Eighty-five patients were randomized to usual care and 81 remained for final analysis. Four of the 85 patients were lost to followup because they reported being too sick.

The descriptive statistics are presented for the demographic and clinical variables of the 3 groups in Table 1. There were no statistically significant differences in the pre-specified moderators of level of depressive symptoms, BDNF Val66Met, and APOE-ε4 or the post hoc moderators of gender, global cognitive function (MoCA) and age among the 3 groups (Table 1).
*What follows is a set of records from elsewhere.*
template <typename WT>
struct RowCount {
    u32 R;
    u32 over;
    u32 count;
    WT canon;
    u32 cnt;
    u32 maxc;
    u32 homo;
    WT mseq;
};
template <int NW, typename WT, bool WANT_SEQ, int G = 16>
__device__ __forceinline__ RowCount<WT> eval_row(ExactSmem sm, const u32 (&lo)[NW], const u32 (&hi)[NW], const u32 (&v1)[NW], u32 has_n, u32 s0, int k,
                                                 int W, u32 ev) {
    static_assert(G == 16 || G == 32, "a group is a DPP row or half a wave");
    constexpr u32 kGM = G == 32 ? 0xffffffffu : 0xffffu;
    const u32 lane = lane_id(), j = lane & (u32) (G - 1), gbase = lane & (u32) (64 - G);
    RowCount<WT> rc;
    u32 V[NW];
#pragma unroll
    for (int w = 0; w < NW; w++) {
        V[w] = low_mask(W - 32 * w);
    }
    u32 many_n = 0;
    const bool gaps = __any((ev & has_n) != 0u);
    if (gaps) {
        TREW_MARK(er_gaps);
        u32 nn[NW], left = 0;
#pragma unroll
        for (int w = 0; w < NW; w++) {
            nn[w] = (ev & has_n) ? (~v1[w] & low_mask(W + k - 1 - 32 * w)) : 0u;
            left += __popc(nn[w]);
        }
        many_n = left > 4u ? 1u : 0u;
        left = many_n ? 0u : left;
        while (__any(left != 0u)) {
            u32 p = 0, found = 0;
#pragma unroll
            for (int w = 0; w < NW; w++) {
                const u32 here = (found == 0u && nn[w] != 0u) ? 1u : 0u;
                p = here ? 32u * (u32) w + (u32) __builtin_ctz(nn[w] | (here ^ 1u)) : p;
                nn[w] = here ? (nn[w] & (nn[w] - 1u)) : nn[w];
                found |= here;
            }
            const int a = left ? ((int) p - k + 1 > 0 ? (int) p - k + 1 : 0) : 0, b = left ? (int) p + 1 : 0;
#pragma unroll
            for (int w = 0; w < NW; w++) {
                V[w] &= ~(low_mask(b - 32 * w) & ~low_mask(a - 32 * w));
            }
            left = left ? left - 1u : 0u;
        }
    }
    TREW_MARK(er_runs);
    u32 st[NW], E[NW], R = 0, count = 0;
    {
        u32 prev = 0;
#pragma unroll
        for (int w = 0; w < NW; w++) {
            E[w] = ~((lo[w] ^ shr_var_word<NW>(lo, w, (u32) k)) | (hi[w] ^ shr_var_word<NW>(hi, w, (u32) k)));
            const u32 ve = V[w] & E[w];
            st[w] = V[w] & ~((ve << 1) | (prev >> 31));
            prev = ve;
            R += __popc(st[w]);
            count += __popc(V[w]);
        }
    }
    rc.R = R;
    rc.count = count;
    rc.over = ev & ((R > (u32) G ? 1u : 0u) | many_n);
    ev &= rc.over ^ 1u;
    const bool runlane = ev != 0u && j < R;
    const u32 s = runlane ? select_bit<NW>(st, j) : 0u;
    u32 e;
    if (gaps) {
        u32 en[NW];
#pragma unroll
        for (int w = 0; w < NW; w++) {
            const u32 vn = w + 1 < NW ? V[w + 1 < NW ? w + 1 : 0] : 0u;
            en[w] = V[w] & ~(E[w] & alignbit(vn, V[w], 1u));
        }
        e = runlane ? select_bit<NW>(en, j) : 0u;
    } else {
        const u32 nxt = G == 32 ? (u32) __builtin_amdgcn_update_dpp(0, (int) s, 0x130, 0xf, 0xf, true) : (u32) __builtin_amdgcn_update_dpp(0, (int) s, 0x101, 0xf, 0xf, true);
        e = (j + 1u < R) ? nxt - 1u : (u32) (W - 1);
    }
    const u32 len = e - s + 1u;
    WT canon = ~(WT) 0;
    TREW_MARK(er_canon);
    if (runlane) canon = min_rotation<WT>(window_word_at(sm, s0 + s, k), k);
    u32 rem = ev ? (R >= (u32) G ? kGM : ((1u << (R & 31u)) - 1u)) : 0u;
    u32 tot = 0, last = 0, first = 0;
    u32 covered = 0, best = 0;
    while (__any(rem != 0u)) {
        TREW_MARK(er_merge);
        const bool open = ((rem >> j) & 1u) != 0u;
        const u32 lead = rem ? (u32) __builtin_ctz(rem) : 0u;
        const WT other = lane_gather(canon, gbase + lead);
        const bool eq = open && other == canon;
        const u32 bal = (u32) (__ballot(eq) >> gbase) & kGM;
        const u32 total = row_add<G>(eq ? len : 0u);
        const u32 lend = lane_gather(e, gbase + (bal ? 31u - (u32) __builtin_clz(bal) : 0u));
        covered += total;
        best = total > best ? total : best;
        const bool settled = rem != 0u && best > count - covered;
        const bool alone = settled && open && !eq;
        tot = eq ? total : (alone ? len : tot);
        last = eq ? lend : (alone ? e : last);
        first = eq ? (j == lead ? 1u : 0u) : (alone ? 1u : first);
        rem = settled ? 0u : (rem & ~bal);
    }
    TREW_MARK(er_max);
    const u32 key = runlane ? ((tot << 16) | (0xffffu - last)) : 0u;
    const u32 mkey = row_max<G>(key);
    const u32 win = (runlane && key == mkey) ? 1u : 0u;
    rc.maxc = mkey >> 16;
    rc.homo = row_or<G>(win & (is_homopolymer<WT>(canon, k) ? 1u : 0u));
    rc.mseq = 0;
    if (WANT_SEQ) {
        const u32 wb = (u32) (__ballot(win != 0u) >> gbase) & kGM;
        rc.mseq = lane_gather(canon, gbase + (wb ? (u32) __builtin_ctz(wb) : 0u));
    }
    rc.canon = canon;
    rc.cnt = first ? tot : 0u;
    return rc;
}

template <int NW, int G = 16, bool IN_LDS = true>
__device__ __forceinline__ void row_prepare(ExactSmem sm, const ReadRef &rd, const Segment &sg, bool rowvalid) {
    static_assert((64 / G) * 6 * NW <= 128, "the groups' 6 NW words each must fit kGroupBnd's 128 words");
    static_assert(3 * NW <= G, "a lane per (feature, word)");
    const u32 lane = lane_id(), g = lane / (u32) G, j = lane & (u32) (G - 1);
    u32 *prep = sm_group(sm) + kGroupBnd + g * (6u * NW);
    const u32 p = j / (u32) NW, w = j - p * (u32) NW;
    const bool mine = j < 3u * NW && rowvalid;
    u32 lo1[1] = {0}, hi1[1] = {0}, nm1[1] = {0};
    if (mine) {
        if (IN_LDS)
            load_planes_lds<1>(rd, sg.start + 32u * w, lo1, hi1, nm1);
        else
            load_planes<1>(rd, sg.start + 32u * w, lo1, hi1, nm1);
    }
    const u32 v1 = ~nm1[0] & low_mask((int) sg.len - 32 * (int) w);
    const u32 f1 = lo1[0] & v1, f2 = hi1[0] & v1;
    const u32 x = word_parity(p == 0u ? f1 : (p == 1u ? f2 : (f1 & f2)));
    const u32 top = mine ? x >> 31 : 0u;
    u32 carry = 0;
#pragma unroll
    for (int u = 0; u + 1 < NW; u++) {
        const u32 t = lane_gather(top, g * (u32) G + p * (u32) NW + (u32) u);
        carry ^= (u32) u < w ? t : 0u;
    }
    if (mine) {
        prep[j] = p == 0u ? lo1[0] : (p == 1u ? hi1[0] : v1);
        prep[3 * NW + j] = ((x ^ (0u - carry)) << 1) | carry;
    }
}

template <int NW>
struct RowSeg {
    u32 lo[NW], hi[NW], v1[NW], P1[NW], P2[NW], P3[NW];
    u32 has_n;
};
template <int NW, int G = 16>
__device__ __forceinline__ void row_load(ExactSmem sm, int L, RowSeg<NW> &r) {
    const u32 g = lane_id() / (u32) G;
    const u32 *prep = sm_group(sm) + kGroupBnd + g * (6u * NW);
    u32 anyn = 0;
#pragma unroll
    for (int w = 0; w < NW; w++) {
        r.lo[w] = prep[0 * NW + w];
        r.hi[w] = prep[1 * NW + w];
        r.v1[w] = prep[2 * NW + w];
        r.P1[w] = prep[3 * NW + w];
        r.P2[w] = prep[4 * NW + w];
        r.P3[w] = prep[5 * NW + w];
        anyn |= ~r.v1[w] & low_mask(L - 32 * w);
    }
    r.has_n = anyn != 0u ? 1u : 0u;
}

template <int NW, bool SMALLK>
__device__ __forceinline__ u32 shr_k_word(const u32 (&x)[NW], int w, u32 k) {
    if (SMALLK) return alignbit(w + 1 < NW ? x[w + 1 < NW ? w + 1 : 0] : 0u, x[w], k);
    return shr_var_word<NW>(x, w, k);
}
template <int NW, bool SMALLK = false>
__device__ __forceinline__ u32 bound_at_k(const RowSeg<NW> &r, int L, int k, int gmax, const DevParams &P) {
    const u32 ku = (u32) k;
    u32 V[NW];
    windows_without_n<NW>(r.v1, r.has_n != 0u , L, k, 32, V);
    Buckets8<false, false> b8;
    u32 Ew[NW];
#pragma unroll
    for (int w = 0; w < NW; w++) {
        const u32 F1 = r.P1[w] ^ shr_k_word<NW, SMALLK>(r.P1, w, ku), F2 = r.P2[w] ^ shr_k_word<NW, SMALLK>(r.P2, w, ku);
        const u32 F3 = r.P3[w] ^ shr_k_word<NW, SMALLK>(r.P3, w, ku);
        Ew[w] = ~((r.lo[w] ^ shr_k_word<NW, SMALLK>(r.lo, w, ku)) | (r.hi[w] ^ shr_k_word<NW, SMALLK>(r.hi, w, ku)));
        b8.add(F1, F2, F3, V[w]);
    }
    const u32 m8 = b8.largest(), count = b8.count, links = class_links<NW>(V, Ew);
    const u32 runs = count - links < 127u ? count - links : 127u;
    const double dm = (double) m8, dc = (double) count;
    const double tl = P.low * dc, th = P.high * dc;
    u32 pass_lo = dm > tl ? 1u : 0u, pass_hi = dm > th ? 1u : 0u;
    const bool amb = fabs(dm - tl) <= 1e-9 || fabs(dm - th) <= 1e-9;
    if (__any(amb)) {
        const double ub = count ? dm / dc : 0.0;
        pass_lo = ub >= P.low ? 1u : 0u;
        pass_hi = ub >= P.high ? 1u : 0u;
    }
    const bool inr = k <= gmax && count != 0u;
    return inr ? (m8 | (count << 10) | (runs << 20) | (pass_lo << 27) | (pass_hi << 28) | (r.has_n << 29)) : (r.has_n << 29);
}

template <typename WT>
struct GroupOut {
    u32 kk;
    WT sh, sl;
    u32 saved;
    WT kept_canon;
    u32 kept_cnt;
    bool punt;
};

Notably, there were significant differences in HF severity because more patients with increased HF severity (NYHA class 3) were randomized to CCT (57.7%) and computerized puzzles (59.3%) than to usual care (41.2%) (p = .049).

Table 1.

Baseline demographic and clinical characteristics by group (n = 256)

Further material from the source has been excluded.